In the lines below, look for "local". Copy each line where it appears.

EXERCISE MATERIAL:
>>>

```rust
#[link(name = "biogpu")]
extern "C" {
    pub fn bg_device_count() -> c_int;
    pub fn bg_init(device: c_int, out: *mut *mut bg_ctx) -> c_int;
    pub fn bg_free(ctx: *mut bg_ctx) -> c_int;
    pub fn bg_strerror(status: c_int) -> *const c_char;
    pub fn bg_last_error() -> *const c_char;
    pub fn bg_set_option(ctx: *mut bg_ctx, key: *const c_char, value: i64) -> c_int;
    pub fn bg_suffix_array(text: *const u8, n: u64, sa_out: *mut u64) -> c_int;
    pub fn bg_bwt(text: *const u8, sa: *const u64, n: u64, bwt_out: *mut u8) -> c_int;
    pub fn bg_less(bwt: *const u8, n: u64, alphabet: *const u8, n_sym: u32, less_out: *mut u64, less_len: *mut u32) -> c_int;
    pub fn bg_suffix_array_dev(ctx: *mut bg_ctx, d_text: *const u8, n: u64, d_sa: *mut u32, stream: *mut c_void) -> c_int;
    pub fn bg_bwt_dev(ctx: *mut bg_ctx, d_text: *const u8, d_sa: *const u32, n: u64, d_bwt: *mut u8, stream: *mut c_void) -> c_int;
    pub fn bg_sa_sample_dev(ctx: *mut bg_ctx, d_sa: *const u32, d_bwt: *const u8, n: u64, sampling_rate: u32, sentinel: u8, sample: *mut u64, extra_rows: *mut u64, extra_pos: *mut u64, extra_cap: u64, n_extra: *mut u64, stream: *mut c_void) -> c_int;
    pub fn bg_suffix_array_dev64(ctx: *mut bg_ctx, d_text: *const u8, n: u64, d_sa: *mut u64, stream: *mut c_void) -> c_int;
    pub fn bg_bwt_dev64(ctx: *mut bg_ctx, d_text: *const u8, d_sa: *const u64, n: u64, d_bwt: *mut u8, stream: *mut c_void) -> c_int;
    pub fn bg_sa_sample_dev64(ctx: *mut bg_ctx, d_sa: *const u64, d_bwt: *const u8, n: u64, sampling_rate: u32, sentinel: u8, sample: *mut u64, extra_rows: *mut u64, extra_pos: *mut u64, extra_cap: u64, n_extra: *mut u64, stream: *mut c_void) -> c_int;
    pub fn bg_fm_build(ctx: *mut bg_ctx, bwt: *const u8, n: u64, less: *const u64, less_len: u32, occ_k: u32, alphabet: *const u8, n_sym: u32, out: *mut *mut bg_fm) -> c_int;
    pub fn bg_fm_build_dev(ctx: *mut bg_ctx, d_bwt: *const u8, n: u64, occ_k: u32, alphabet: *const u8, n_sym: u32, less_out: *mut u64, out: *mut *mut bg_fm, stream: *mut c_void) -> c_int;
    pub fn bg_fm_free(fm: *mut bg_fm) -> c_int;
    pub fn bg_fm_device_bytes(fm: *const bg_fm) -> u64;
    pub fn bg_fm_save(fm: *const bg_fm, path: *const c_char) -> c_int;
    pub fn bg_fm_load(ctx: *mut bg_ctx, path: *const c_char, out: *mut *mut bg_fm) -> c_int;
    pub fn bg_fm_len(fm: *const bg_fm, n: *mut u64) -> c_int;
    pub fn bg_fm_less(fm: *const bg_fm, less_out: *mut u64, less_len: *mut u32) -> c_int;
    pub fn bg_fm_bwt(fm: *const bg_fm, bwt: *mut u8) -> c_int;
    pub fn bg_fm_bwt_dev(fm: *const bg_fm, d_bwt: *mut u8, stream: *mut c_void) -> c_int;
    pub fn bg_fm_step2_bytes(fm: *const bg_fm) -> u64;
    pub fn bg_fm_set_option(fm: *mut bg_fm, key: *const c_char, value: i64) -> c_int;
    pub fn bg_fm_backward_search_batch(fm: *mut bg_fm, n_q: u64, pat: *const u8, pat_off: *const u64, tag: *mut u8, lower: *mut u64, upper: *mut u64, matched_len: *mut u32) -> c_int;
    pub fn bg_fm_backward_search_batch_dev(fm: *mut bg_fm, n_q: u64, d_pat: *const u8, d_pat_off: *const u64, d_tag: *mut u8, d_lower: *mut u64, d_upper: *mut u64, d_matched_len: *mut u32, stream: *mut c_void) -> c_int;
    pub fn bg_pack2_dev(ctx: *mut bg_ctx, d_bytes: *const u8, n: u64, codes: *const u8, d_packed: *mut u32, d_n_invalid: *mut u64, stream: *mut c_void) -> c_int;
    pub fn bg_unpack2_dev(ctx: *mut bg_ctx, d_packed: *const u32, n: u64, codes: *const u8, d_bytes: *mut u8, stream: *mut c_void) -> c_int;
    pub fn bg_pack2_host(bytes: *const u8, n: u64, codes: *const u8, packed: *mut u32) -> c_int;
    pub fn bg_fm_pattern_codes(fm: *const bg_fm, codes: *mut u8) -> c_int;
    pub fn bg_fm_backward_search_packed_dev(fm: *mut bg_fm, n_q: u64, d_packed: *const u32, d_sym_off: *const u64, d_tag: *mut u8, d_lower: *mut u64, d_upper: *mut u64, d_matched_len: *mut u32, stream: *mut c_void) -> c_int;
    pub fn bg_fm_backward_search_count_lines_dev(fm: *mut bg_fm, n_q: u64, d_pat: *const u8, d_pat_off: *const u64, d_tag: *mut u8, d_lower: *mut u64, d_upper: *mut u64, d_matched_len: *mut u32, lines_out: *mut u64, stream: *mut c_void) -> c_int;
    pub fn bg_fm_set_suffix_array(fm: *mut bg_fm, sa: *const u64, n: u64) -> c_int;
    pub fn bg_fm_set_sampled_suffix_array(fm: *mut bg_fm, sample: *const u64, n_sample: u64, sampling_rate: u32, sentinel: u8, extra_rows: *const u64, extra_pos: *const u64, n_extra: u64) -> c_int;
    pub fn bg_sa_get_batch(fm: *mut bg_fm, n_idx: u64, index: *const u64, pos: *mut u64) -> c_int;
    pub fn bg_sa_get_batch_dev(fm: *mut bg_fm, n_idx: u64, d_index: *const u64, d_pos: *mut u64, stream: *mut c_void) -> c_int;
    pub fn bg_interval_occ_batch(fm: *mut bg_fm, n_iv: u64, lower: *const u64, upper: *const u64, out_off: *mut u64, pos: *mut u64, pos_cap: u64) -> c_int;
    pub fn bg_interval_occ_batch_dev(fm: *mut bg_fm, n_iv: u64, d_lower: *const u64, d_out_off: *const u64, total: u64, d_pos: *mut u64, stream: *mut c_void) -> c_int;
    pub fn bg_fmd_smems_batch(fm: *mut bg_fm, all: c_int, n_p: u64, pat: *const u8, pat_off: *const u64, i_pos: *const u32, min_len: u32, cap: u32, count: *mut u32, out: *mut u32) -> c_int;
    pub fn bg_fmd_interval_batch(fm: *mut bg_fm, n_req: u64, op: *const u8, iv_in: *const u32, sym: *const u8, iv_out: *mut u32) -> c_int;
    pub fn bg_fmd_smems_batch_dev(fm: *mut bg_fm, all: c_int, n_p: u64, d_pat: *const u8, d_pat_off: *const u64, d_i_pos: *const u32, min_len: u32, max_pattern_len: u32, cap: u32, d_count: *mut u32, d_out: *mut u32, stream: *mut c_void) -> c_int;
    pub fn bg_fmd_smems_batch64(fm: *mut bg_fm, all: c_int, n_p: u64, pat: *const u8, pat_off: *const u64, i_pos: *const u32, min_len: u32, cap: u32, count: *mut u32, out: *mut u64) -> c_int;
    pub fn bg_fmd_interval_batch64(fm: *mut bg_fm, n_req: u64, op: *const u8, iv_in: *const u64, sym: *const u8, iv_out: *mut u64) -> c_int;
    pub fn bg_fmd_smems_batch64_dev(fm: *mut bg_fm, all: c_int, n_p: u64, d_pat: *const u8, d_pat_off: *const u64, d_i_pos: *const u32, min_len: u32, max_pattern_len: u32, cap: u32, d_count: *mut u32, d_out: *mut u64, stream: *mut c_void) -> c_int;
    pub fn bg_align_batch(ctx: *mut bg_ctx, sc: *const bg_scoring_t, mode: c_int, n_pairs: u64, x: *const u8, x_off: *const u64, y: *const u8, y_off: *const u64, out: *mut bg_alignment_t, ops_buf: *mut u8, ops_cap: u64, ops_used: *mut u64) -> c_int;
    pub fn bg_align_batch_dev(ctx: *mut bg_ctx, sc: *const bg_scoring_t, mode: c_int, n_pairs: u64, d_x: *const u8, d_x_off: *const u64, d_y: *const u8, d_y_off: *const u64, max_xlen: u32, max_ylen: u32, d_out: *mut bg_alignment_t, d_ops: *mut u8, ops_stride: u64, stream: *mut c_void) -> c_int;
    pub fn bg_align_batch_packed_dev(ctx: *mut bg_ctx, sc: *const bg_scoring_t, mode: c_int, n_pairs: u64, d_x: *const u32, d_x_off: *const u64, d_y: *const u32, d_y_off: *const u64, codes: *const u8, max_xlen: u32, max_ylen: u32, d_out: *mut bg_alignment_t, d_ops: *mut u8, ops_stride: u64, stream: *mut c_void) -> c_int;
    pub fn bg_align_banded_batch(ctx: *mut bg_ctx, sc: *const bg_scoring_t, mode: c_int, k: u32, w: u32, n_pairs: u64, x: *const u8, x_off: *const u64, y: *const u8, y_off: *const u64, out: *mut bg_alignment_t, ops_buf: *mut u8, ops_cap: u64, ops_used: *mut u64, band_cells: *mut u64) -> c_int;
    pub fn bg_align_banded_batch_dev(ctx: *mut bg_ctx, sc: *const bg_scoring_t, mode: c_int, k: u32, w: u32, n_pairs: u64, d_x: *const u8, d_x_off: *const u64, d_y: *const u8, d_y_off: *const u64, d_out: *mut bg_alignment_t, d_ops: *mut u8, ops_stride: u64, band_cells: *mut u64, stream: *mut c_void) -> c_int;
    pub fn bg_band_create_batch(sc: *const bg_scoring_t, mode: c_int, k: u32, w: u32, n_pairs: u64, x: *const u8, x_off: *const u64, y: *const u8, y_off: *const u64, band_off: *const u64, start: *mut u32, end: *mut u32, band_cells: *mut u64) -> c_int;
    pub fn bg_align_banded_bands_batch(ctx: *mut bg_ctx, sc: *const bg_scoring_t, mode: c_int, n_pairs: u64, x: *const u8, x_off: *const u64, y: *const u8, y_off: *const u64, band_off: *const u64, band_start: *const u32, band_end: *const u32, out: *mut bg_alignment_t, ops_buf: *mut u8, ops_cap: u64, ops_used: *mut u64, band_cells: *mut u64) -> c_int;
    pub fn bg_band_from_matches_batch(sc: *const bg_scoring_t, mode: c_int, k: u32, w: u32, n_pairs: u64, x_off: *const u64, y_off: *const u64, matches_xy: *const u32, match_off: *const u64, path: *const u32, path_off: *const u64, band_off: *const u64, start: *mut u32, end: *mut u32, band_cells: *mut u64) -> c_int;
    pub fn bg_sparse_find_kmer_matches(x: *const u8, m: u64, y: *const u8, n: u64, k: u32, out_xy: *mut u32, cap: u64) -> u64;
    pub fn bg_sparse_sdpkpp(matches_xy: *const u32, n_matches: u64, k: u32, match_score: u32, gap_open: i32, gap_extend: i32, path: *mut u32, cap: u64) -> u64;
    pub fn bg_sparse_lcskpp(matches_xy: *const u32, n_matches: u64, k: u32, path: *mut u32, cap: u64, score: *mut u32) -> u64;
    pub fn bg_sparse_sdpkpp_union_lcskpp_path(matches_xy: *const u32, n_matches: u64, k: u32, match_score: u32, gap_open: i32, gap_extend: i32, path: *mut u32, cap: u64) -> u64;
    pub fn bg_sparse_expand_kmer_matches(x: *const u8, m: u64, y: *const u8, n: u64, k: u32, matches_xy: *const u32, n_matches: u64, allowed_mismatches: u32, out_xy: *mut u32, cap: u64) -> u64;
    pub fn bg_fm_set_text(fm: *mut bg_fm, text: *const u8, n: u64) -> c_int;
    pub fn bg_fm_set_text_dev(fm: *mut bg_fm, d_text: *const u8, n: u64) -> c_int;
    pub fn bg_seed_extend_batch(fm: *mut bg_fm, sc: *const bg_scoring_t, prm: *const bg_seed_params_t, n_reads: u64, reads: *const u8, read_off: *const u64, hits: *mut bg_seed_hit_t, ops_buf: *mut u8, ops_cap: u64, ops_used: *mut u64) -> c_int;
    pub fn bg_seed_extend_batch_dev(fm: *mut bg_fm, sc: *const bg_scoring_t, prm: *const bg_seed_params_t, n_reads: u64, d_reads: *const u8, d_read_off: *const u64, max_read_len: u32, d_hits: *mut bg_seed_hit_t, d_ops: *mut u8, ops_stride: u64, totals: *mut u64, stream: *mut c_void) -> c_int;
    pub fn bg_seed_extend_strands_batch(fm: *mut bg_fm, sc: *const bg_scoring_t, prm: *const bg_seed_params_t, strands: u32, n_reads: u64, reads: *const u8, read_off: *const u64, hits: *mut bg_seed_hit_t, strand: *mut u8, ops_buf: *mut u8, ops_cap: u64, ops_used: *mut u64) -> c_int;
    pub fn bg_seed_extend_strands_batch_dev(fm: *mut bg_fm, sc: *const bg_scoring_t, prm: *const bg_seed_params_t, strands: u32, n_reads: u64, d_reads: *const u8, d_read_off: *const u64, max_read_len: u32, d_hits: *mut bg_seed_hit_t, d_strand: *mut u8, d_ops: *mut u8, ops_stride: u64, totals: *mut u64, stream: *mut c_void) -> c_int;
    pub fn bg_seed_extend_pairs_batch(fm: *mut bg_fm, sc: *const bg_scoring_t, prm: *const bg_seed_params_t, pp: *const bg_pair_params_t, n_pairs: u64, reads: *const u8, read_off: *const u64, hits: *mut bg_seed_hit_t, strand: *mut u8, pairs: *mut bg_pair_hit_t, ops_buf: *mut u8, ops_cap: u64, ops_used: *mut u64) -> c_int;
    pub fn bg_seed_extend_pairs_batch_dev(fm: *mut bg_fm, sc: *const bg_scoring_t, prm: *const bg_seed_params_t, pp: *const bg_pair_params_t, n_pairs: u64, d_reads: *const u8, d_read_off: *const u64, max_read_len: u32, d_hits: *mut bg_seed_hit_t, d_strand: *mut u8, d_pairs: *mut bg_pair_hit_t, d_ops: *mut u8, ops_stride: u64, totals: *mut u64, stream: *mut c_void) -> c_int;
    pub fn bg_revcomp_batch_dev(ctx: *mut bg_ctx, n: u64, d_in: *const u8, d_off: *const u64, d_out: *mut u8, stream: *mut c_void) -> c_int;
    pub fn bg_fastq_parse(ctx: *mut bg_ctx, text: *const u8, len: u64, recs: *mut bg_fastq_record_t, rec_cap: u64, seq: *mut u8, seq_off: *mut u64, qual: *mut u8, qual_off: *mut u64, n_records: *mut u64, status: *mut i32, err_pos: *mut u64) -> c_int;
    pub fn bg_fastq_parse_dev(ctx: *mut bg_ctx, d_text: *const u8, len: u64, d_recs: *mut bg_fastq_record_t, rec_cap: u64, d_seq: *mut u8, d_seq_off: *mut u64, d_qual: *mut u8, d_qual_off: *mut u64, n_records: *mut u64, status: *mut i32, err_pos: *mut u64, stream: *mut c_void) -> c_int;
    pub fn bg_cigar_batch(ctx: *mut bg_ctx, n: u64, aln: *const bg_alignment_t, ops: *const u8, ops_bytes: u64, hard_clip: c_int, out: *mut c_char, out_cap: u64, out_off: *mut u64) -> c_int;
    pub fn bg_cigar_batch_dev(ctx: *mut bg_ctx, n: u64, d_aln: *const bg_alignment_t, d_ops: *const u8, hard_clip: c_int, d_out: *mut c_char, stride: u64, d_len: *mut i32, stream: *mut c_void) -> c_int;
    pub fn bg_pretty_batch(ctx: *mut bg_ctx, n: u64, aln: *const bg_alignment_t, ops: *const u8, ops_bytes: u64, x: *const u8, x_off: *const u64, y: *const u8, y_off: *const u64, ncol: u32, out: *mut c_char, out_cap: u64, out_off: *mut u64) -> c_int;
    pub fn bg_shard_range(n_units: u64, rank: c_int, world: c_int, lo: *mut u64, hi: *mut u64) -> c_int;
    pub fn bg_shard_balanced(costs: *const u64, n: u64, world: c_int, bounds: *mut u64) -> c_int;
    pub fn bg_comm_unique_id(id: *mut u8) -> c_int;
    pub fn bg_comm_init(ctx: *mut bg_ctx, rank: c_int, world: c_int, id: *const u8, out: *mut *mut bg_comm) -> c_int;
    pub fn bg_comm_init_host(ctx: *mut bg_ctx, rank: c_int, world: c_int, name: *const c_char, out: *mut *mut bg_comm) -> c_int;
    pub fn bg_gather_records(comm: *mut bg_comm, local: *const c_void, n_local: u64, rec_bytes: u32, all: *mut c_void, counts_out: *mut u64, stream: *mut c_void) -> c_int;
    pub fn bg_gather_records_cap(comm: *mut bg_comm, local: *const c_void, n_local: u64, rec_bytes: u32, all: *mut c_void, all_cap: u64, counts_out: *mut u64, stream: *mut c_void) -> c_int;
    pub fn bg_gather_records_host(comm: *mut bg_comm, local: *const c_void, n_local: u64, rec_bytes: u32, all: *mut c_void, all_cap: u64, counts_out: *mut u64) -> c_int;
    pub fn bg_comm_world(comm: *mut bg_comm, info: *mut i64) -> c_int;
    pub fn bg_comm_free(comm: *mut bg_comm) -> c_int;
    pub fn bg_get_timing(ctx: *mut bg_ctx, out: *mut bg_timing_t) -> c_int;
    pub fn bg_band_redo_pairs(ctx: *mut bg_ctx, out: *mut u64) -> c_int;
    pub fn bg_last_fill_kernels(ctx: *mut bg_ctx, mask: *mut u32) -> c_int;
    pub fn bg_enable_timing(ctx: *mut bg_ctx, on: c_int) -> c_int;
}
```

<<<

TASK RESULT:
    pub fn bg_gather_records(comm: *mut bg_comm, local: *const c_void, n_local: u64, rec_bytes: u32, all: *mut c_void, counts_out: *mut u64, stream: *mut c_void) -> c_int;
    pub fn bg_gather_records_cap(comm: *mut bg_comm, local: *const c_void, n_local: u64, rec_bytes: u32, all: *mut c_void, all_cap: u64, counts_out: *mut u64, stream: *mut c_void) -> c_int;
    pub fn bg_gather_records_host(comm: *mut bg_comm, local: *const c_void, n_local: u64, rec_bytes: u32, all: *mut c_void, all_cap: u64, counts_out: *mut u64) -> c_int;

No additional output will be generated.